Now that I only have my kids 50 per cent of the time, I make sure I am fully present for those moments. I listen when my kids speak to me. I take the time to chat to them in the bath and wash their backs if they want me to. We read more stories than just the required reading for school, just for fun. I sit down with them to watch a family movie, rather than using the TV to distract them while I get stuff done.

And then on the days when my kids are being lovingly cared for by their father, I get to go for runs, take long baths myself, cook delicious meals my kids would hate, and go out to the movies on my own.


Lara says that at first she still felt societal pressure to wallow when her kids weren't around.

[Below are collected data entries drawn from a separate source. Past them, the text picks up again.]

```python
# ... 17 lines not shown
                                and w.shape[1] % 32 == 0:
                            f[(name, bi, 'conv3_kn')] = w.flatten(1).t().contiguous()
                    if blk.downsample is not None:
                        w, b = _fold(blk.downsample[0], blk.downsample[1])
                        f[(name, bi, 'ds')] = (w.contiguous(memory_format=mf), b)
                        w3_kn = f.get((name, bi, 'conv3_kn'))
                        if w3_kn is not None and w.shape[1] % 32 == 0 and \
                                w3_kn.shape[0] + w.shape[1] <= self.fused_ds_max_k:
                            f[(name, bi, 'tail_ds_kn')] = (
                                torch.cat([w3_kn, w.flatten(1).t()], 0).contiguous(),
                                f[(name, bi, 'conv3')][1] + b)
        self._folded = (key, f)
        return f

    @staticmethod
    def _stem_split(x_nchw, w):
        from . import ops
        from .bricks import _split_cached, fused_mode, get_gemm_mode
        if not fused_mode() or torch.is_grad_enabled() or not x_nchw.is_cuda \
                or x_nchw.dtype != torch.float32 or tuple(w.shape) != (64, 3, 7, 7) \
                or x_nchw.shape[1] != 3 or x_nchw.shape[3] < 8 or not x_nchw.is_contiguous():
            return None
        wp = _split_cached(w, 'stem7x7', lambda planes: ops.split_stem7x7_weight(w.detach(), planes))
        if x_nchw.shape[3] % 4 or x_nchw.data_ptr() % 16:
            return ops.conv7x7s2_nchw_split(ops.repitch_rows(x_nchw), wp, valid_w=x_nchw.shape[3])
        return ops.conv7x7s2_nchw_split(x_nchw, wp)

    @staticmethod
    def _ds_bias(f, name, bi):
        key = (name, bi, 'ds_b3')
        if key not in f:
            f[key] = f[(name, bi, 'ds')][1] + f[(name, bi, 'conv3')][1]
        return f[key]

    @staticmethod
    def _as_rows(x):
        n, c, h, w = x.shape
        return x.permute(0, 2, 3, 1).reshape(-1, c), (n, h, w)

    @staticmethod
    def _as_map(rows, nhw):
        n, h, w = nhw
        return rows.view(n, h, w, rows.shape[-1]).permute(0, 3, 1, 2)

    def _stage64_chain_ok(self, name, x, f):
        from .bricks import _GEMM, fused_mode
        blocks = list(getattr(self, name))
        if blocks[0].downsample is not None and (name, 0, 'tail_ds_kn') not in f:
            return False
        if not (self.chain_stage64 and fused_mode() and not torch.is_grad_enabled()
                and x.is_contiguous(memory_format=torch.channels_last)
                and x.shape[0] * x.shape[2] * x.shape[3] >= _GEMM['min_rows']
                and all(isinstance(b, Bottleneck) for b in blocks)):
            return False
        for bi, blk in enumerate(blocks):
            c1, c2, c3 = blk.conv1, blk.conv2, blk.conv3
            if not (c1.out_channels == 64 and c1.stride == (1, 1)
                    and tuple(c2.weight.shape) == (64, 64, 3, 3) and c2.stride == (1, 1)
                    and c2.dilation == (1, 1) and c2.padding == (1, 1) and c2.groups == 1
                    and tuple(c3.weight.shape[:2]) == (256, 64)):
                return False
            if blk.downsample is not None and not (
                    bi == 0 and blk.downsample[0].stride == (1, 1)
                    and blk.downsample[0].in_channels == 64):
                return False
            if blk.downsample is None and c1.in_channels != 256:
# ... 54 lines not shown
        if c2.dilation[0] == 1 and c2.padding[0] == 1 and c2.stride[0] == c2.stride[1] \
                and not torch.is_grad_enabled():
            wsplit = split_conv_weight(w2)
        from .bricks import fused_mode, small_split_ok
        split3 = blk.downsample is None and (
            split_gemm_ok(rows, w3.flatten(1))
            or (wsplit is not None and fused_mode() and small_split_ok(rows, w3.flatten(1))))
        if split3:
            w3_kn = None
        if wsplit is not None:
            from .bricks import get_gemm_mode
            y = ops.conv3x3_split(y, wsplit, b2, stride=c2.stride[0], relu=True,
                                  fp16=get_gemm_mode() == 'fp16')
            b2 = None
        elif taps is not None and c2.dilation[0] == 1 and c2.padding[0] == 1:
            y = ops.conv3x3_nhwc(y, taps, b2, stride=c2.stride[0], relu=True)
            b2 = None
        else:
            y = F.conv2d(y, w2, None, c2.stride, c2.padding, c2.dilation)
            if w3_kn is None and not split3:
                ops.bias_act_rows_(y, b2, None, relu=True)
                b2 = None
        yrows, onhw = self._as_rows(y)
        if blk.downsample is not None:
            wd, bd = f[(name, bi, 'ds')]
            s = blk.downsample[0].stride[0]
            tail = f.get((name, bi, 'tail_ds_kn'))
            from .bricks import _GEMM, _split_weight, fused_mode, small_split_ok
            w3_split = b2 is None and (split_gemm_ok(yrows, w3.flatten(1)) or small_split_ok(yrows, w3.flatten(1)))
            if (s > 1 and tail is None and fused_mode() and not torch.is_grad_enabled()
                    and wd.shape[0] % 128 == 0 and wd.shape[1] % 64 == 0
                    and (yrows.shape[0] >= _GEMM['min_rows'] or w3_split)
                    and (w3_kn is not None or w3_split or split_gemm_ok(yrows, w3.flatten(1)))):
                idt = ops.conv1x1_strided_split(x, _split_weight(wd.flatten(1)),
                                                self._ds_bias(f, name, bi), stride=s)
                idt, _ = self._as_rows(idt)
                if w3_split or split_gemm_ok(yrows, w3.flatten(1)):
                    out = linear_rows(yrows, w3.flatten(1), None, relu=True, residual=idt,
                                      inplace_residual=True, a_bias=b2)
                else:
                    out = ops.rows_gemm_bias_res_act(yrows, w3_kn, None, idt, relu=True, out=idt,
                                                     a_bias=b2)
                return self._as_map(out, onhw)
            xs = x if s == 1 else x[:, :, ::s, ::s].contiguous(memory_format=torch.channels_last)
            xrows, _ = self._as_rows(xs)
            from .bricks import _split_cached
            if tail is not None and b2 is None and fused_mode() \
                    and not torch.is_grad_enabled() \
                    and tail[0].shape[0] % 32 == 0 and tail[0].shape[1] % 64 == 0 \
                    and yrows.shape[1] % 16 == 0:
                wcat = _split_cached(tail[0], 'tail_cat', lambda planes: ops.split_weight_bf16x3(
                    tail[0].t().contiguous(), planes))
                out = ops.gemm_bf16x3_cat(yrows, xrows, wcat, tail[1], None, relu=True)
            elif tail is not None:
                out = ops.rows_gemm_bias_res_act(yrows, tail[0], tail[1], None, relu=True,
                                                 a_bias=b2, a2=xrows)
            elif split_gemm_ok(xrows, wd.flatten(1)) and \
                    (w3_kn is not None or split_gemm_ok(yrows, w3.flatten(1))):
                idt = linear_rows(xrows, wd.flatten(1), self._ds_bias(f, name, bi))
                if split_gemm_ok(yrows, w3.flatten(1)):
                    out = linear_rows(yrows, w3.flatten(1), None, relu=True, residual=idt,
                                      inplace_residual=True, a_bias=b2)
                else:
                    out = ops.rows_gemm_bias_res_act(yrows, w3_kn, None, idt, relu=True, out=idt,
                                                     a_bias=b2)
            else:
# ... 412 lines not shown
```

### pavenet_amd/csrc/pave_gemm_dma.hip

```cpp
#include <hip/hip_runtime.h>
#include <type_traits>
#include <stdint.h>

#include "pave_hip.h"
#include "pave_internal.h"
#include "pave_enc_math.h"

namespace {

typedef __bf16 bf16x8 __attribute__((ext_vector_type(8)));
typedef float f32x16 __attribute__((ext_vector_type(16)));
typedef unsigned u32x4 __attribute__((ext_vector_type(4)));
typedef float f32x4 __attribute__((ext_vector_type(4)));

constexpr int QBM = 128;
constexpr int QNS = 3;
constexpr int QCST = 36;

struct QConv {
  int H, W, Cin, Ho, Wo, stride;
  unsigned rcp;
};
struct QOut {
  float* out2;
// ... 145 lines not shown
__device__ __forceinline__ void gemm_q_body(
    const float* __restrict__ A, const uint16_t* __restrict__ Wp, const float* __restrict__ bias,
    const float* residual, float* out, const int M, const int K, const int N, const int relu,
    const float* __restrict__ a_bias, const QConv g, const QOut os, const QLn ln,
    const float* __restrict__ A2 = nullptr, const int tile_m0 = -1, const int tile_n0 = 0,
    const QEpi* epi = nullptr) {
  constexpr int NWAVE = 4 * WN;
  constexpr int BN = WN * TN * 32;
  constexpr int BM = QBM * RM;
  constexpr bool AH = (IO & 1) != 0, OH = (IO & 2) != 0;
  static_assert(!AH || (PL == 1 && KIND == 0 && !ABIAS && RM == 1), "fp16 A rows: fp16 operand mode, plain rows");
  static_assert(!OH || (PL == 1 && !LNORM && EPI == 0 && !HT && RM == 1), "fp16 output: plain epilogue");
  constexpr int A_STAGE = AH ? BM * 32 : BM * 64;
  static_assert(RM == 1 || (RM == 2 && WN == 1 && !WIDE && !LNORM && EPI == 0), "two row tiles per wave: narrow form");
  static_assert(PL == 3 || PL == 1, "operand planes: 3 (bf16 split) or 1 (fp16)");
  constexpr int W_STAGE = PL * BN * 32;
  constexpr int STAGE = A_STAGE + W_STAGE;
  constexpr int NA = A_STAGE / 1024;
  constexpr int NWI = W_STAGE / 1024;
  constexpr int NDI = NA + NWI;
  constexpr int QMAX = (NDI + NWAVE - 1) / NWAVE;
  constexpr int QMIN = NDI / NWAVE;
  constexpr int QA = (NA + NWAVE - 1) / NWAVE;
  constexpr int NS = WIDE ? 2 : QNS;
  constexpr int EPI_OFF = 0;
  constexpr int STAT_OFF = NS * STAGE;
  constexpr int TQ = WIDE ? 2 : (HT ? 1 : TN);
  static_assert(!HT || (TN == 2 && WN == 1 && RM == 1 && !WIDE && !LNORM && EPI == 0 && PL == 3),
                "half-tail form: 64-column planes, one row tile per wave, 3 planes");
  static_assert(!WIDE || (TN == 8 && WN == 1 && !ABIAS), "wide form: 32 x 256 per wave");
  constexpr int ABOFF = STAT_OFF + (LNORM ? 2 * QBM * WN * 4 : 0);
  static_assert(NA % NWAVE == 0, "A DMA instructions divide evenly over the waves");
  static_assert(!LNORM || KIND == 0, "LayerNorm epilogue: plain row GEMM only");
  static_assert(KIND >= 0 && KIND <= 4, "row source");
  extern __shared__ __attribute__((aligned(1024))) unsigned char smem[];

  const int tid = threadIdx.x, lane = tid & 63;
  const int wave = __builtin_amdgcn_readfirstlane(tid >> 6);
  const int wm = wave / WN, wn = wave % WN;
  const int lr = lane & 31, kh = lane >> 5;
  const int ntiles = N / BN;
  const int ttot = ((M + BM - 1) / BM) * ntiles;
  const int per = ttot >> 3, rem = ttot & 7;
  const unsigned lds0 = (unsigned)(size_t)(__attribute__((address_space(3))) unsigned char*)smem;
  const int s0 = os.ks_slabs > 0 ? (int)blockIdx.y * os.ks_slabs : 0;
  const int nslabs = os.ks_slabs > 0 ? min(os.ks_slabs, K / 16 - s0) : K / 16;
  const long long w_slab = (long long)PL * N * 32;
  const unsigned char* const w_base = reinterpret_cast<const unsigned char*>(Wp);

  int m0 = 0, n0 = 0;
  unsigned a_voff[QA];
  unsigned a2_voff[QA];
  const unsigned char* a2_base = reinterpret_cast<const unsigned char*>(A2);
  int a_iy0[QA], a_ix0[QA];
  const float* a_img[QA];
  unsigned a_mask[QA];
  i32x4 a_rsrc;
  if (KIND == 1) {
    const unsigned long long ab = reinterpret_cast<unsigned long long>(A);
    a_rsrc.x = __builtin_amdgcn_readfirstlane((int)(unsigned)ab);
    a_rsrc.y = __builtin_amdgcn_readfirstlane((int)(unsigned)(ab >> 32) & 0xffff);
    a_rsrc.z = __builtin_amdgcn_readfirstlane(
        (int)((unsigned)(M / (g.Ho * g.Wo)) * (unsigned)g.H * (unsigned)g.W * (unsigned)g.Cin * 4u));
    a_rsrc.w = 0x00020000;
  }
  unsigned w_voff[QMAX - QA];
  const unsigned char* a_base = reinterpret_cast<const unsigned char*>(A);

  auto setup_tile = [&](const int t) {
    const int xcd = t & 7, idx = t >> 3;
    const int lb = xcd * per + (xcd < rem ? xcd : rem) + idx;
    m0 = (lb / ntiles) * BM;
    n0 = (lb % ntiles) * BN;
    if (tile_m0 >= 0) m0 = tile_m0, n0 = tile_n0;
#pragma unroll
    for (int q = 0; q < QA; ++q) {
      const int d = wave + NWAVE * q;
      const int r = AH ? d * 32 + (lane >> 1) : d * 16 + (lane >> 2);
      const int c = AH ? (lane & 1) ^ ((r >> 3) & 1) : (lane & 3) ^ ((r >> 2) & 3);
      long long gm = (long long)m0 + r;
      if (gm >= M) gm = M - 1;
      if (KIND == 0 && AH) {
        a_voff[q] = (unsigned)(((gm - m0) * (g.H > 0 ? g.H : K) + c * 8) * 2);
      } else if (KIND == 0) {
        a_voff[q] = (unsigned)(((gm - m0) * (g.H > 0 ? g.H : K) + c * 4) * 4);
      } else if (KIND == 4) {
        a_voff[q] = (unsigned)(((gm - m0) * g.Cin + c * 4) * 4);
        a2_voff[q] = (unsigned)(((gm - m0) * (K - g.Cin) + c * 4) * 4);
      } else {
        const unsigned ur = (unsigned)gm, gy = ur / (unsigned)g.Wo;
        const int ox = (int)(ur - gy * (unsigned)g.Wo);
        const int n = (int)(gy / (unsigned)g.Ho);
        const int oy = (int)(gy - (unsigned)n * (unsigned)g.Ho);
        if (KIND == 3) {
          a_voff[q] = (unsigned)(((((long long)n * g.H + oy * g.stride) * g.W + ox * g.stride) * K + c * 4) * 4);
        } else if (KIND == 1) {
          const int iy0 = oy * g.stride - 1, ix0 = ox * g.stride - 1;
          a_voff[q] = (unsigned)(((((long long)n * g.H + iy0) * g.W + ix0) * g.Cin + c * 4) * 4);
          unsigned mk = 0;
#pragma unroll
          for (int t = 0; t < 9; ++t) {
            const int iy = iy0 + t / 3, ix = ix0 + t % 3;
            mk |= (iy >= 0 && iy < g.H && ix >= 0 && ix < g.W) ? (1u << t) : 0u;
          }
          a_mask[q] = mk;
        } else {
          a_iy0[q] = oy * g.stride - 1;
          a_ix0[q] = ox * g.stride - 1;
          a_img[q] = A + (long long)n * g.H * g.W * g.Cin + c * 4;
        }
      }
    }
    if (KIND == 0 && AH)
      a_base = reinterpret_cast<const unsigned char*>(A) +
               ((long long)m0 * (g.H > 0 ? g.H : K) + (g.W > 0 ? (long long)(n0 / g.W) * K : 0)) * 2;
    else if (KIND == 0)
      a_base = reinterpret_cast<const unsigned char*>(A + (long long)(PAVE_PROBE_CACHED_A() ? 0 : m0) * (g.H > 0 ? g.H : K) +
                                                      (g.W > 0 ? (long long)(n0 / g.W) * K : 0));
    if (KIND == 4) {
      a_base = reinterpret_cast<const unsigned char*>(A + (long long)m0 * g.Cin);
      a2_base = reinterpret_cast<const unsigned char*>(A2 + (long long)m0 * (K - g.Cin));
    }
#pragma unroll
    for (int q = QA; q < QMAX; ++q) {
      const int j = wave + NWAVE * (q - QA);
      const int p = j / (NWI / PL), row = (j % (NWI / PL)) * 32 + (lane >> 1);
      const int h = (lane & 1) ^ ((row >> 3) & 1);
      w_voff[q - QA] = (unsigned)((((long long)p * N + n0 + row) * 32 + h * 16));
    }
  };
  auto issue = [&](const int rel, const int stage) {
    const int slab = rel + s0;
    const unsigned sl = lds0 + stage * STAGE;
#pragma unroll
    for (int q = 0; q < QA; ++q) {
      const unsigned dst = sl + (wave + NWAVE * q) * 1024;
      if (KIND == 1) {
        const int tap = g.rcp ? (int)__umulhi((unsigned)slab, g.rcp) : slab;
        const int c0 = (slab - tap * (g.Cin >> 4)) * 16;
        const int ky = (tap * 11) >> 5, kx = tap - ky * 3;
        const unsigned toff = (unsigned)(((ky * g.W + kx) * g.Cin + c0) * 4);
        const bool ok = (a_mask[q] >> tap) & 1u;
        dma16_buf(ok ? a_voff[q] + toff : 0xffffff00u, a_rsrc, dst);
      } else if (KIND == 2) {
        const int k0 = slab * 16;
        const int tap = k0 / g.Cin, c0 = k0 - tap * g.Cin;
        const int ky = tap / 3, kx = tap - ky * 3;
        const int iy = a_iy0[q] + ky, ix = a_ix0[q] + kx;
        const bool ok = tap < 9 && iy >= 0 && iy < g.H && ix >= 0 && ix < g.W;
        const float* src = ok ? a_img[q] + ((long long)iy * g.W + ix) * g.Cin + c0
                              : reinterpret_cast<const float*>(g_zero_chunk);
        dma16_flat(src, dst);
      } else if (KIND == 4) {
        const int s1 = g.Cin >> 4;
        if (slab < s1) dma16(a_voff[q], a_base + (long long)slab * 64, dst);
        else dma16(a2_voff[q], a2_base + (long long)(slab - s1) * 64, dst);
      } else {
        dma16(a_voff[q], a_base + (long long)slab * (AH ? 32 : 64), dst);
      }
    }
#pragma unroll
    for (int q = QA; q < QMAX; ++q) {
      const int j = wave + NWAVE * (q - QA);
      if (NWI % NWAVE == 0 || j < NWI)
        dma16(w_voff[q - QA], w_base + slab * w_slab, sl + A_STAGE + j * 1024);
    }
  };

  const int sw = (lr >> 2) & 3;
  const int a_rd0 = AH ? (wm * 32 + lr) * 32 + ((kh ^ ((lr >> 3) & 1)) * 16)
                       : (wm * 32 * RM + lr) * 64 + (((2 * kh) ^ sw) * 16);
  const int a_rd1 = a_rd0 ^ 16;
  const int w_rd = A_STAGE + (wn * TN * 32 + lr) * 32 + ((kh ^ ((lr >> 3) & 1)) * 16);

  f32x16 acc[RM * TN];
  f32x4 raw[RM][2];
  u32x4 apl[2][RM][PL];
  u32x4 wf[2][PL][TQ];
  const float* const ab_lds = reinterpret_cast<const float*>(smem + ABOFF);

  auto read_raw = [&](const int stage) {
    const unsigned char* st = smem + stage * STAGE;
#pragma unroll
    for (int rt = 0; rt < RM; ++rt) {
      raw[rt][0] = *reinterpret_cast<const f32x4*>(st + a_rd0 + rt * 2048);
      if constexpr (!AH) raw[rt][1] = *reinterpret_cast<const f32x4*>(st + a_rd1 + rt * 2048);
// ... 1310 lines not shown
      break;
    case PAVE_FORM_LN: {
      bool lnpass, sk, wide;
      ln_form(M, Kp, Np, policy, dv, &lnpass, &sk, &wide);
      if (lnpass) *order = sk ? PAVE_ORDER_KSPLIT_LNPASS : PAVE_ORDER_TILE_LNPASS;
      else *order = wide ? PAVE_ORDER_TILE : PAVE_ORDER_TILE_LN8;
      break;
    }
    case PAVE_FORM_CONV3X3:
      if (dv != PAVE_DV_FIRST_GEN) splitk_plan(M, Kp, Np, policy, &parts, &per);
      if (parts > 1) *order = PAVE_ORDER_SPLITK, *ksplit = parts;
      break;
    default:
      break;
  }
  return PAVE_OK;
}
int pave_internal_splitk_reduce(const float* ws, int parts, long long M, int n, const float* bias,
                                const float* residual, int relu, float* out, void* stream) {
  const long long total4 = M * n / 4;
  return pave_launch<splitk_reduce_kernel>(dim3((unsigned)((total4 + 255) / 256)), dim3(256), 0,
                                           reinterpret_cast<hipStream_t>(stream), ws, parts, total4, n / 4, bias,
                                           residual, relu, out);
}
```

"A good mother would be devastated to lose thousands of dinner-bath-bedtime-story evenings. A good mother would be heart sick to wake up alone," she writes.

Which is strange, isn't it? To feel bad while your children are being cared for by a parent who loves them just as much as you do?

Lara admits she enjoys her time away from her kids, and says she realised an unhappy couple going their separate ways can be better for the kids (and the parents) than staying together and being unhappy.

Some commenters on the article found Lara's happiness offensive:

"Or maybe that she is just supremely selfish…not a good idea when you are a parent… so I suppose it's good she is only a part-time parent for her kids' sake."

"I'm sure the author got the memo and it sounds like the divorce was much about having 'me' time."

"The writer seems very stuck in the moment, with little ability to have foresight."

The common confusion between the words "mother" and "martyr" strikes again. And weird that nobody is having a go at the father, who is also spending 50 per cent of his time with the children.

There were supporters too, with one primary school teacher writing, "My non-scientific take from observing my elementary school students: divorce where the parents could not be amicable were awful on the children, divorces where the parents were clearly amicable and co-parenting effectively seemed like truly no big deal…"

Another came to Lara's defence, writing," I watched my parents be miserable and us kids miserable in the process."

And that's the point, really, isn't it? Nobody chooses divorce as their first option. I would have preferred to stay married, but as much as we tried, we just couldn't make that work. I'm sure Lara is the same.

So what do we do? We make the best of it. We find a way to lead a happy fulfilling life in this new version of ourselves. After a long period of living unhappily, we dare to reach for happiness for us and for our kids.

There are many who would love for us to curl up and wither on our couch, while pining away for the life we've lost but gosh, what a crock. We are not scarlet women, to be branded and hidden away in shame. We got married, it didn't work out, and now we're living our lives.

I'm predicting our kids will thank us for it.